# Your goal
Reproduce all the entries beneath this sentence exactly.

== Data extracts

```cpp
int bt_gemm3(void* stream, const bt_gemm3_args* a) {
  if (!a || !a->A || !a->W) return bt_set_error(BT_ERR_ARG, "null argument");
  Gemm3P g;
  memset(&g, 0, sizeof g);
  g.A = a->A; g.lda = a->lda; g.M = a->M; g.K = a->K; g.W = a->W; g.N = a->N; g.epi = a->epi; g.bias = a->bias;
  g.ssq_in = a->ssq_in; g.ssq_parts = a->ssq_parts; g.out = a->out; g.ldo = a->ldo; g.x = a->x; g.ldx = a->ldx;
  g.xb = a->xb; g.ssq_out = a->ssq_out; g.n_seq = a->n_seq; g.L = a->L; g.nblk = (a->L + 31) / 32; g.nbp = a->nbp;
  g.heads = a->heads; g.inner = a->heads * 32; g.rope = a->rope; g.qf = a->qf; g.kf = a->kf; g.vf = a->vf;
  g.gates = a->gates; g.b_gates = a->b_gates;
  g.x3 = a->x3; g.status = a->status;
  g.no_resid = a->no_resid; g.gelu = a->gelu; g.conv_C2 = a->conv_C2; g.conv_T = a->conv_T; g.conv_F = a->conv_F;
  if (!gemm3_supported(g)) return bt_set_error(BT_ERR_ARG, "shape not supported by bt_gemm3");
  LAUNCH(launch_gemm3(g, (hipStream_t)stream), "gemm3");
  return BT_OK;
}

int bt_gemm_mx8(void* stream, const void* d_A, const void* d_SA, const void* d_W, const void* d_SW, float* d_out, int M, int N, int K,
                int64_t ldo) {
  GemmMx8P g;
  g.A = d_A; g.SA = d_SA; g.W = d_W; g.SW = d_SW; g.out = d_out; g.ldo = (long)ldo; g.M = M; g.N = N; g.K = K;
  if (!d_A || !d_SA || !d_W || !d_SW || !d_out || !gemm_mx8_supported(g)) return bt_set_error(BT_ERR_ARG, "bad argument to bt_gemm_mx8");
  LAUNCH(launch_gemm_mx8(g, (hipStream_t)stream), "MX e4m3 gemm");
  return BT_OK;
}

int bt_attn_frag_blocks(int L) { return L > 0 ? attn_frag_blocks(L) : 0; }

// ... 30 lines not shown
```

### beat_this_amd/csrc/fused2.hip

```cpp
#include <cstdlib>
#include <type_traits>

#include "chain.h"
#include "kernels.h"

namespace {


typedef __amdgpu_buffer_rsrc_t rsrc_t;
typedef __attribute__((address_space(3))) void* lptr_t;
DEVI unsigned pk2_hf(float a, float b) {
  const hfx2 t = {(hf)a, (hf)b};
  return __builtin_bit_cast(unsigned, t);
}

#ifdef BT_DEV
__device__ long long* g_f2_dbg = nullptr;
#define F2_DBG g_f2_dbg
#define F2_ABL(p) ((p).abl)
#else
#define F2_DBG ((long long*)nullptr)
#define F2_ABL(p) 0
#endif

template <typename T, int C>
struct WRing {
  static constexpr int KT = C / 32;
  static constexpr int TILE_B = 32 * 32 * (int)sizeof(T);
  static constexpr int STEP_B = 2 * KT * TILE_B;
#ifndef BT_F2_NST_HL128
#define BT_F2_NST_HL128 2
#endif
#ifndef BT_F2_NST_HL64
#define BT_F2_NST_HL64 2
#endif
  static constexpr bool HL = sizeof(T) == 4 && !std::is_same<T, float>::value;
  static constexpr int NST = C == 128 ? (HL ? BT_F2_NST_HL128 : 3) : (HL && C == 64 ? BT_F2_NST_HL64 : 4);
  static constexpr int CH = STEP_B / 4096;
  rsrc_t rs;
  char* lds;
  int tid, wave, total;
  long long t_wait = 0, t_bar = 0;
  bool timing = false;
  DEVI void issue(int s) {
    if (s >= total) return;
    char* dst = lds + (s % NST) * STEP_B + wave * 1024;
#pragma unroll
    for (int i = 0; i < CH; ++i)
      __builtin_amdgcn_raw_ptr_buffer_load_lds(rs, (lptr_t)(dst + i * 4096), 16, tid * 16, s * STEP_B + i * 4096, 0, 0);
  }
  DEVI void prologue() {
#pragma unroll
    for (int s = 0; s < NST - 1; ++s) issue(s);
  }
  DEVI const char* acquire(int s) {
    const int ahead = min(NST - 2, total - 1 - s);
    long long q0 = 0, q1 = 0;
    if (timing) q0 = clock64();
    if (ahead >= 2) asm volatile("s_waitcnt vmcnt(%0) lgkmcnt(0)" ::"n"(2 * CH) : "memory");
    else if (ahead == 1) asm volatile("s_waitcnt vmcnt(%0) lgkmcnt(0)" ::"n"(CH) : "memory");
    else asm volatile("s_waitcnt vmcnt(0) lgkmcnt(0)" ::: "memory");
    if (timing) q1 = clock64();
    __builtin_amdgcn_s_barrier();
    if (timing) { const long long q2 = clock64(); t_wait += q1 - q0; t_bar += q2 - q1; }
    issue(s + NST - 1);
    return lds + (s % NST) * STEP_B;
  }
};
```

====

# Solution for this exercise
```cpp
int bt_gemm3(void* stream, const bt_gemm3_args* a) {
  if (!a || !a->A || !a->W) return bt_set_error(BT_ERR_ARG, "null argument");
  Gemm3P g;
  memset(&g, 0, sizeof g);
  g.A = a->A; g.lda = a->lda; g.M = a->M; g.K = a->K; g.W = a->W; g.N = a->N; g.epi = a->epi; g.bias = a->bias;
  g.ssq_in = a->ssq_in; g.ssq_parts = a->ssq_parts; g.out = a->out; g.ldo = a->ldo; g.x = a->x; g.ldx = a->ldx;
  g.xb = a->xb; g.ssq_out = a->ssq_out; g.n_seq = a->n_seq; g.L = a->L; g.nblk = (a->L + 31) / 32; g.nbp = a->nbp;
  g.heads = a->heads; g.inner = a->heads * 32; g.rope = a->rope; g.qf = a->qf; g.kf = a->kf; g.vf = a->vf;
  g.gates = a->gates; g.b_gates = a->b_gates;
  g.x3 = a->x3; g.status = a->status;
  g.no_resid = a->no_resid; g.gelu = a->gelu; g.conv_C2 = a->conv_C2; g.conv_T = a->conv_T; g.conv_F = a->conv_F;
  if (!gemm3_supported(g)) return bt_set_error(BT_ERR_ARG, "shape not supported by bt_gemm3");
  LAUNCH(launch_gemm3(g, (hipStream_t)stream), "gemm3");
  return BT_OK;
}

int bt_gemm_mx8(void* stream, const void* d_A, const void* d_SA, const void* d_W, const void* d_SW, float* d_out, int M, int N, int K,
                int64_t ldo) {
  GemmMx8P g;
  g.A = d_A; g.SA = d_SA; g.W = d_W; g.SW = d_SW; g.out = d_out; g.ldo = (long)ldo; g.M = M; g.N = N; g.K = K;
  if (!d_A || !d_SA || !d_W || !d_SW || !d_out || !gemm_mx8_supported(g)) return bt_set_error(BT_ERR_ARG, "bad argument to bt_gemm_mx8");
  LAUNCH(launch_gemm_mx8(g, (hipStream_t)stream), "MX e4m3 gemm");
  return BT_OK;
}

int bt_attn_frag_blocks(int L) { return L > 0 ? attn_frag_blocks(L) : 0; }

// ... 30 lines not shown
```

### beat_this_amd/csrc/fused2.hip

```cpp
#include <cstdlib>
#include <type_traits>

#include "chain.h"
#include "kernels.h"

namespace {


typedef __amdgpu_buffer_rsrc_t rsrc_t;
typedef __attribute__((address_space(3))) void* lptr_t;
DEVI unsigned pk2_hf(float a, float b) {
  const hfx2 t = {(hf)a, (hf)b};
  return __builtin_bit_cast(unsigned, t);
}

#ifdef BT_DEV
__device__ long long* g_f2_dbg = nullptr;
#define F2_DBG g_f2_dbg
#define F2_ABL(p) ((p).abl)
#else
#define F2_DBG ((long long*)nullptr)
#define F2_ABL(p) 0
#endif

template <typename T, int C>
struct WRing {
  static constexpr int KT = C / 32;
  static constexpr int TILE_B = 32 * 32 * (int)sizeof(T);
  static constexpr int STEP_B = 2 * KT * TILE_B;
#ifndef BT_F2_NST_HL128
#define BT_F2_NST_HL128 2
#endif
#ifndef BT_F2_NST_HL64
#define BT_F2_NST_HL64 2
#endif
  static constexpr bool HL = sizeof(T) == 4 && !std::is_same<T, float>::value;
  static constexpr int NST = C == 128 ? (HL ? BT_F2_NST_HL128 : 3) : (HL && C == 64 ? BT_F2_NST_HL64 : 4);
  static constexpr int CH = STEP_B / 4096;
  rsrc_t rs;
  char* lds;
  int tid, wave, total;
  long long t_wait = 0, t_bar = 0;
  bool timing = false;
  DEVI void issue(int s) {
    if (s >= total) return;
    char* dst = lds + (s % NST) * STEP_B + wave * 1024;
#pragma unroll
    for (int i = 0; i < CH; ++i)
      __builtin_amdgcn_raw_ptr_buffer_load_lds(rs, (lptr_t)(dst + i * 4096), 16, tid * 16, s * STEP_B + i * 4096, 0, 0);
  }
  DEVI void prologue() {
#pragma unroll
    for (int s = 0; s < NST - 1; ++s) issue(s);
  }
  DEVI const char* acquire(int s) {
    const int ahead = min(NST - 2, total - 1 - s);
    long long q0 = 0, q1 = 0;
    if (timing) q0 = clock64();
    if (ahead >= 2) asm volatile("s_waitcnt vmcnt(%0) lgkmcnt(0)" ::"n"(2 * CH) : "memory");
    else if (ahead == 1) asm volatile("s_waitcnt vmcnt(%0) lgkmcnt(0)" ::"n"(CH) : "memory");
    else asm volatile("s_waitcnt vmcnt(0) lgkmcnt(0)" ::: "memory");
    if (timing) q1 = clock64();
    __builtin_amdgcn_s_barrier();
    if (timing) { const long long q2 = clock64(); t_wait += q1 - q0; t_bar += q2 - q1; }
    issue(s + NST - 1);
    return lds + (s % NST) * STEP_B;
  }
};
```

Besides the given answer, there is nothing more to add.